**RECORDS SHOWN:**
'''
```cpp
struct DetectLayout {
    int32_t gs[3][2];
    size_t n_boxes;
    size_t grid[3], boxes, cls, scores, sel, nms_ws, total;
};
DetectLayout detect_layout(const y3_net *net, int batch);

y3_status decode_scores_hw(const char *who, const float *const grids_dev[3], const int32_t (*grid_hw)[2], int batch, int nclasses,
                           const float *anchors_host, float *bboxes_dev, int64_t *class_idx_dev, float *scores_dev, void *stream);

}
```

yolo-v3-tf2_amd/csrc/y3_kernels.h:

```cpp
#pragma once
#include <hip/hip_runtime.h>
#include <stddef.h>
#include <stdint.h>
#include <type_traits>

#include "../../include/y3.h"
#include "decode_box.h"

namespace y3 {

struct ConvArgs {
    const void *src0;
    const void *src1;
    const void *wpk;
    const float *scale;
    const float *shift;
    const void *residual;
    void *dst;
    int B, H, W;
    int Ho, Wo;
    int Cin, C0;
    int Cout, CoutPad;
    int ksize, stride, pad;
    int up0;
    int leaky;
    int M;
    int K;
    unsigned src0_bytes, src1_bytes, w_bytes, dst_bytes;
    int xcd_gn;
    DecodeHead dec;
    int k_chunk;
    unsigned long long *clk_stamps;
    int n_cus;
    int device;
    float q_res, q_inv;
    const uint32_t *pos_tab;
};

constexpr int kPosMaxGrid = 2047;
constexpr int kPosTabPad = 8;
constexpr uint32_t pos_pack(int ho, int wo, uint32_t mask9) { return ((uint32_t)ho << 20) | ((uint32_t)wo << 9) | mask9; }
constexpr int pos_ho(uint32_t e) { return (int)(e >> 20); }
constexpr int pos_wo(uint32_t e) { return (int)((e >> 9) & 0x7ffu); }
constexpr uint32_t pos_mask(uint32_t e) { return e & 0x1ffu; }
void border_order(int Ho, int Wo, int H, int W, int stride, int pad, uint32_t *out);

struct LdsAttrOnce { unsigned long long done = 0; };
inline hipError_t set_max_lds_once(LdsAttrOnce &st, const void *fn, int bytes, int dev = -1)
{
    hipError_t e = hipSuccess;
    if (dev < 0 && (e = hipGetDevice(&dev)) != hipSuccess) return e;
    if (dev >= 0 && dev < 64 && ((st.done >> dev) & 1ull)) return hipSuccess;
    e = hipFuncSetAttribute(fn, hipFuncAttributeMaxDynamicSharedMemorySize, bytes);
    if (e == hipSuccess && dev >= 0 && dev < 64) st.done |= 1ull << dev;
    return e;
}

template <auto KERNEL>
static hipError_t launch_conv_kernel(const ConvArgs &a, int grid, int threads, size_t lds, hipStream_t s, int grid_y = 1)
{
    if (lds > 160 * 1024) return hipErrorInvalidValue;
    static LdsAttrOnce attr;
    if (hipError_t e = set_max_lds_once(attr, reinterpret_cast<const void *>(KERNEL), (int)lds, a.device); e != hipSuccess) return e;
    hipLaunchKernelGGL(KERNEL, dim3(grid, grid_y), dim3(threads), lds, s, a);
    return hipGetLastError();
}

template <typename LAUNCH>
static hipError_t dispatch_concat_out(bool concat, bool out_f32, LAUNCH launch)
{
// ... 152 lines not shown
```

yolo-v3-tf2_amd/csrc/y3_net.cpp:

```cpp
#include <algorithm>
#include <cmath>
#include <cstdarg>
#include <cstdio>
#include <cstdlib>
#include <cstring>
#include <exception>
#include <memory>
#include <new>

#include "y3_host.h"

namespace {

thread_local char g_err[512] = "";

}

namespace y3 {
int fail_msg(int code, const char *fmt, ...) noexcept
{
    va_list ap;
    va_start(ap, fmt);
    vsnprintf(g_err, sizeof(g_err), fmt, ap);
    va_end(ap);
// ... 202 lines not shown
        return blocks(27) >= 512 ? 27 : 29;
    }
    if (bf16_out && c.d.size == 3 && c.d.stride == 1 && c.d.src1 < 0 && (c.d.cin == 32 || c.d.cin == 64) && c.d.cout % 64 == 0) return 32;
    static constexpr int bk32[] = {5, 6},
                         n128[] = {8, 12, 11},
                         n64[] = {10, 11}, n32[] = {4};
    if (c.d.cin % 64) return first_reaching(bk32, y3::conv_bf16_tile_info, c, c.cout_pad, M, 512);
    if (c.cout_pad % 128 == 0) return first_reaching(n128, y3::conv_bf16_tile_info, c, c.cout_pad, M, 512);
    if (c.cout_pad % 64 == 0) return first_reaching(n64, y3::conv_bf16_tile_info, c, c.cout_pad, M, 512);
    return first_reaching(n32, y3::conv_bf16_tile_info, c, c.cout_pad, M, 512);
}

int choose_tile_i8(const ConvSlot &c, long long M, long long M_plan, bool arena_out)
{
    const int t = choose_tile_bf16(c, M, M_plan, arena_out);
    if (y3::conv_i8_tile_built(t) && fits(y3::conv_i8_tile_info(t), c, c.cout_pad64)) return t;
    static constexpr int n64[] = {10, 11};
    return first_reaching(n64, y3::conv_i8_tile_info, c, c.cout_pad64, M, 512);
}

int default_k_chunk(const ConvSlot &c)
{
    static const int env = [] { const char *e = getenv("Y3_K_CHUNK"); return e ? atoi(e) : -1; }();
    if (env >= 0) return env;
    return (c.d.size == 3 && c.d.cin >= 256) ? 128 : 0;
}

constexpr int kBorderSkipMaxPositions = 1 << 30;
bool default_border_skip(const y3::ConvArgs &a)
{
    static const int env = [] { const char *e = getenv("Y3_BORDER_SKIP"); return e ? atoi(e) : -1; }();
    static const int max_pos = [] { const char *e = getenv("Y3_BORDER_SKIP_MAX_POS"); return e ? atoi(e) : kBorderSkipMaxPositions; }();
    return env != 0 && a.Ho * a.Wo <= max_pos;
}

int choose_xcd_gn(const ConvSlot &c, const y3::ConvArgs &a, const y3::TileInfo &t)
{
    const int tilesN = a.CoutPad / t.bn;
    const long long tilesM = (a.M + t.bm - 1) / t.bm;
    if (tilesM * tilesN < 64) return 0;
    const double w_bytes = (double)a.CoutPad * c.K * 4.0, a_bytes = (double)a.src0_bytes + a.src1_bytes;
    int best = 0;
    double best_cost = 0;
    for (int gn = 1; gn <= 8; gn *= 2) {
        const int gm = 8 / gn;
        if (tilesN % gn || tilesM < gm) continue;
        double cost = gn * a_bytes + gm * w_bytes;
        if (w_bytes / gn > 2.5e6) cost += 8.0 * (a_bytes + w_bytes);
        if (!best || cost < best_cost) {
            best = gn;
            best_cost = cost;
        }
    }
    return best > 1 ? best : 0;
}

int choose_tile(const ConvSlot &c, long long M, long long, bool)
{
    if (c.d.size == 3 && c.d.stride == 1 && c.d.src1 < 0 && c.d.cin == 32 && c.d.cout % 64 == 0 && c.cout_pad == c.d.cout) return 33;
    static constexpr int n128[] = {10, 11}, n64[] = {11}, n32[] = {8};
    if (c.cout_pad % 128 == 0) return first_reaching(n128, y3::conv_tile_info, c, c.cout_pad, M, 1024);
    if (c.cout_pad % 64 == 0) return first_reaching(n64, y3::conv_tile_info, c, c.cout_pad, M, 1024);
    return first_reaching(n32, y3::conv_tile_info, c, c.cout_pad, M, 1024);
}

}
// ... 46 lines not shown
        if (c.d.dst == t && (c.d.residual >= 0 || c.first_layer)) return true;
    }
    return false;
}

namespace {

y3_status resident_rule_f32(const y3_net *, const ConvSlot &c, int)
{
    if (!(c.d.size == 3 && c.d.stride == 1 && c.d.src1 < 0 && c.d.cin == 32 && c.d.cout % 64 == 0))
        return fail(Y3_ERR_INVALID, "y3_net_set_tile: tile 33 (weight-resident) needs a 3x3 / stride-1 conv with 32 input channels and Cout %% 64 == 0");
    return Y3_OK;
}

y3_status resident_rule_bf16(const y3_net *net, const ConvSlot &c, int slot)
{
    if (!(c.d.size == 3 && c.d.stride == 1 && c.d.src1 < 0 && (c.d.cin == 32 || c.d.cin == 64) && c.d.cout % 64 == 0))
        return fail(Y3_ERR_INVALID, "y3_net_set_tile_bf16: tile 32 (weight-resident) needs a 3x3 / stride-1 conv with 32 or 64 input channels and Cout %% 64 == 0");
    if (is_output(net, c.d.dst) && !y3::output_staged(net, c.d.dst))
        return fail(Y3_ERR_INVALID, "y3_net_set_tile_bf16: tile 32 (weight-resident) stores bf16 only; conv %d writes an fp32 net output", slot);
    return Y3_OK;
}

void refine_f32(const y3_net *net, const ConvSlot &c, const y3::ConvArgs &a, y3::ConvChoice &ch)
{
    if (a.dec.boxes) { ch.kind = y3::ConvKind::HeadDecodeF32; return; }
    ch.split_k = c.split_k;
    if (c.split_k > 1) ch.kind = y3::ConvKind::SplitK;
    else if (net->xcd_mode) ch.xcd_gn = choose_xcd_gn(c, a, y3::conv_tile_info(ch.tile));
    const int ck = net->k_chunk >= 0 ? net->k_chunk : default_k_chunk(c);
    if (c.d.size == 3 && c.d.src1 < 0 && ck > 0 && c.d.cin > ck && c.d.cin % ck == 0 && ck % 32 == 0) ch.k_chunk = ck;
    const bool legal = c.pos_tab && ch.kind == y3::ConvKind::Mfma && ch.tile != 33 && a.B >= 32 && a.B % 32 == 0 &&
                       (long long)a.Ho * a.Wo * a.Cout * 4 * 32 < 0x7fffffffLL;
    if (legal && (net->border_skip >= 0 ? net->border_skip == 1 : default_border_skip(a))) ch.pos_tab = c.pos_tab;
}

void refine_bf16(const y3_net *, const ConvSlot &c, const y3::ConvArgs &a, y3::ConvChoice &ch)
{
    if (c.split_k > 1 && !a.dec.boxes) {
        ch.split_k = c.split_k;
        ch.kind = y3::ConvKind::SplitK;
        return;
    }
    if (a.dec.boxes && y3::conv_bf16_tile_info(ch.tile).bn != 256) {
        const bool m16 = ch.tile >= 24 && ch.tile <= 29;
        const bool big = (a.M + 255) / 256 >= 256;
        ch.tile = m16 ? (big ? 24 : 26) : (big ? 17 : 19);
    }
}

hipError_t launch_f32(const y3::ConvArgs &a, int tile, bool, hipStream_t s) { return y3::launch_conv_f32(a, tile, s); }
hipError_t launch_f32_split(const y3::ConvArgs &a, int tile, bool, int S, void *ws, size_t n, hipStream_t s) { return y3::launch_conv_f32_split(a, tile, S, ws, n, s); }

#ifndef Y3_SPLIT_MIN_K_TILES_BF16
#define Y3_SPLIT_MIN_K_TILES_BF16 32
#endif
constexpr int kSplitMinKTilesBf16 = Y3_SPLIT_MIN_K_TILES_BF16;

constexpr y3::SplitForm F32_SPLIT = {
    y3::conv_split_tile, launch_f32_split, 32, 0, &ConvSlot::split_req, &y3_net::low_latency, "y3_net_set_split_k", "y3_net_set_low_latency",
    [](int) { return "the conv's tile has no split form (tiles 10 and 11 have; the weight-resident tile 33 and the 32-wide tile 8 have not)"; },
    "tiles 10 and 11 have",
    "only Y3_DTYPE_F32 plans split K", 1, nullptr};
constexpr y3::SplitForm BF16_SPLIT = {
    y3::conv_bf16_split_tile, y3::launch_conv_bf16_split, 64, kSplitMinKTilesBf16, &ConvSlot::split_req_bf16, &y3_net::low_latency_bf16,
    "y3_net_set_split_k_bf16", "y3_net_set_low_latency_bf16",
    [](int tile) { return tile == 32 ? "the weight-resident tile 32 has no split form" : y3::conv_bf16_tile_info(tile).bk == 32
// ... 33 lines not shown
    "y3_net_set_tile_x2: bad argument", "y3_net_set_tile_x2: tile does not fit this conv", "y3_net_set_tile_x2: tile does not fit this conv", -1, nullptr,
    &ConvSlot::wx2_dev, 4, choose_tile_x2, y3::launch_conv_f32x2, nullptr, nullptr, nullptr, nullptr, nullptr, nullptr};

constexpr y3::ConvFamily I8_FAMILY = {
    y3::BF16_TILE_COUNT, y3::conv_i8_tile_info, y3::conv_i8_tile_built, &ConvSlot::tile_bf16, &ConvSlot::cout_pad64,
    BF16_FAMILY.bad, BF16_FAMILY.retired, BF16_FAMILY.misfit, -1, nullptr,
    &ConvSlot::wi8_dev, 1, choose_tile_i8, y3::launch_conv_i8, refine_bf16, y3::launch_conv_stem_f16, &ConvSlot::w0norm_dev, &ConvSlot::scale0norm_dev,
    &y3_net::stem_mode_f16, nullptr};

int family_tile(const y3::ConvFamily &f, const ConvSlot &c, long long M, long long M_plan, bool arena_out)
{
    const int t = c.*f.tile;
    return t >= 0 && f.built(t) && fits(f.info(t), c, c.*f.cout_pad) ? t : f.choose(c, M, M_plan, arena_out);
}

}

const y3::ConvFamily *y3::conv_family(int dtype)
{
    switch (dtype) {
        case Y3_DTYPE_F32: return &F32_FAMILY;
        case Y3_DTYPE_BF16: return &BF16_FAMILY;
        case Y3_DTYPE_F32X3: return &X3_FAMILY;
        case Y3_DTYPE_F32X2: return &X2_FAMILY;
        case Y3_DTYPE_F16: return &F16_FAMILY;
        case Y3_DTYPE_I8: return &I8_FAMILY;
        default: return nullptr;
    }
}

y3::ConvChoice y3::choose_conv(const y3_net *net, int oi, const ConvArgs &a)
{
    const ConvSlot &c = net->convs[net->ops[oi].index];
    ConvChoice ch{ConvKind::Mfma, -1, 0, 0, 1};
    if ((net->stem_fused && oi == 0) || (net->stem_conv2 && oi == 2)) ch.kind = ConvKind::InStem;
    else if (net->stem_fused && oi == 1) ch.kind = ConvKind::Stem;
    else if (c.first_layer) ch.kind = ConvKind::First;
    if (ch.kind != ConvKind::Mfma) return ch;
    const ConvFamily &f = family_of_conv(net, net->ops[oi].index);
    ch.tile = family_tile(f, c, a.M, (long long)net->max_batch * a.Ho * a.Wo, net->out_slot[c.d.dst] < 0);
    if (f.refine) f.refine(net, c, a, ch);
    return ch;
}

y3::ConvChoice y3::choose_conv_planned(const y3_net *net, int oi)
{
    const ConvSlot &c = net->convs[net->ops[oi].index];
    ConvArgs a{};
    a.Ho = net->height / c.d.out_div;
    a.Wo = net->width / c.d.out_div;
    a.M = net->max_batch * a.Ho * a.Wo;
    a.CoutPad = c.*family_of_conv(net, net->ops[oi].index).cout_pad;
    return choose_conv(net, oi, a);
}

int y3::conv_op(const y3_net *net, int slot)
{
    for (int oi = 0; oi < (int)net->ops.size(); ++oi)
        if (net->ops[oi].kind == 0 && net->ops[oi].index == slot) return oi;
    return -1;
}

static y3_status set_forced_tile(const y3::ConvFamily &f, y3_net *net, int slot, int tile)
{
    if (!net || slot < 0 || slot >= (int)net->convs.size() || tile >= f.count) return fail(Y3_ERR_INVALID, "%s", f.bad);
    ConvSlot &c = net->convs[slot];
    if (tile >= 0) {
// ... 444 lines not shown
```

yolo-v3-tf2_amd/csrc/y3_plan.cpp:

```cpp
#include <algorithm>
#include <cstdlib>

#include "y3_host.h"

void y3::free_plan(y3_net *n)
{
    if (n->det_buf) (void)hipFree(n->det_buf);
    n->det_buf = nullptr;
    n->det_bytes = 0;
    if (n->split_ws) (void)hipFree(n->split_ws);
    n->split_ws = nullptr;
    n->split_ws_lane = 0;
    n->split_ws_lanes = 0;
    for (const y3_net::PosTab &t : n->pos_tabs) (void)hipFree(t.dev);
    n->pos_tabs.clear();
    for (ConvSlot &c : n->convs) c.pos_tab = nullptr;
    for (void *p : n->blocks) (void)hipFree(p);
    n->blocks.clear();
    n->tdev.assign(n->tensors.size(), nullptr);
    n->tq8.assign(n->tensors.size(), nullptr);
}

void y3::border_order(int Ho, int Wo, int H, int W, int stride, int pad, uint32_t *out)
{
    auto mask_of = [&](int ho, int wo) {
        uint32_t mk = 0;
        for (int u = 0; u < 3; ++u)
            for (int v = 0; v < 3; ++v) {
                const int hi = ho * stride - pad + u, wi = wo * stride - pad + v;
                if (hi >= 0 && hi < H && wi >= 0 && wi < W) mk |= 1u << (u * 3 + v);
            }
        return mk;
    };
    auto key_of = [](uint32_t mk) { return (uint32_t)__builtin_popcount(mk) * 512u + mk; };
    std::vector<int> at(10 * 512 + 1, 0);
    for (int ho = 0; ho < Ho; ++ho)
        for (int wo = 0; wo < Wo; ++wo) ++at[key_of(mask_of(ho, wo)) + 1];
    for (int k = 0; k < 10 * 512; ++k) at[k + 1] += at[k];
    for (int ho = 0; ho < Ho; ++ho)
        for (int wo = 0; wo < Wo; ++wo) {
            const uint32_t mk = mask_of(ho, wo);
            out[at[key_of(mk)]++] = pos_pack(ho, wo, mk);
        }
}

y3_status y3::resolve_border(y3_net *net)
{
    if (net->dtype != Y3_DTYPE_F32) return Y3_OK;
    for (ConvSlot &c : net->convs) {
        const y3_conv_desc &d = c.d;
        if (d.size != 3 || d.src1 >= 0 || c.first_layer) continue;
        const y3_net::PosTab g{net->height / d.out_div, net->width / d.out_div, net->height / d.in_div, net->width / d.in_div, d.stride, nullptr};
        if (g.Ho > kPosMaxGrid || g.Wo > kPosMaxGrid) continue;
        for (const y3_net::PosTab &t : net->pos_tabs)
            if (t.Ho == g.Ho && t.Wo == g.Wo && t.H == g.H && t.W == g.W && t.stride == g.stride) c.pos_tab = t.dev;
        if (c.pos_tab) continue;
        const size_t n = (size_t)g.Ho * g.Wo;
        std::vector<uint32_t> tab(n + kPosTabPad, 0u);
        border_order(g.Ho, g.Wo, g.H, g.W, g.stride, 1, tab.data());
        net->pos_tabs.push_back(g);
        y3_net::PosTab &t = net->pos_tabs.back();
        HIP_TRY(hipMalloc(reinterpret_cast<void **>(&t.dev), tab.size() * sizeof(uint32_t)));
        HIP_TRY(hipMemcpy(t.dev, tab.data(), tab.size() * sizeof(uint32_t), hipMemcpyHostToDevice));
        c.pos_tab = t.dev;
    }
    return Y3_OK;
}

static y3_status ensure_lanes(y3_net *net)
{
    if (net->fork_ev) return Y3_OK;
    HIP_TRY(hipEventCreateWithFlags(&net->fork_ev, hipEventDisableTiming));
    for (int i = 0; i < Y3_MAX_LANES; ++i) {
        HIP_TRY(hipStreamCreateWithFlags(&net->lane_stream[i], hipStreamNonBlocking));
        HIP_TRY(hipEventCreateWithFlags(&net->join_ev[i], hipEventDisableTiming));
    }
    return Y3_OK;
}
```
'''
**PROMPT:**
Once you have counted the lines above containing the word "tilesN", state that number and nothing more.

**FINAL ANSWER:**
3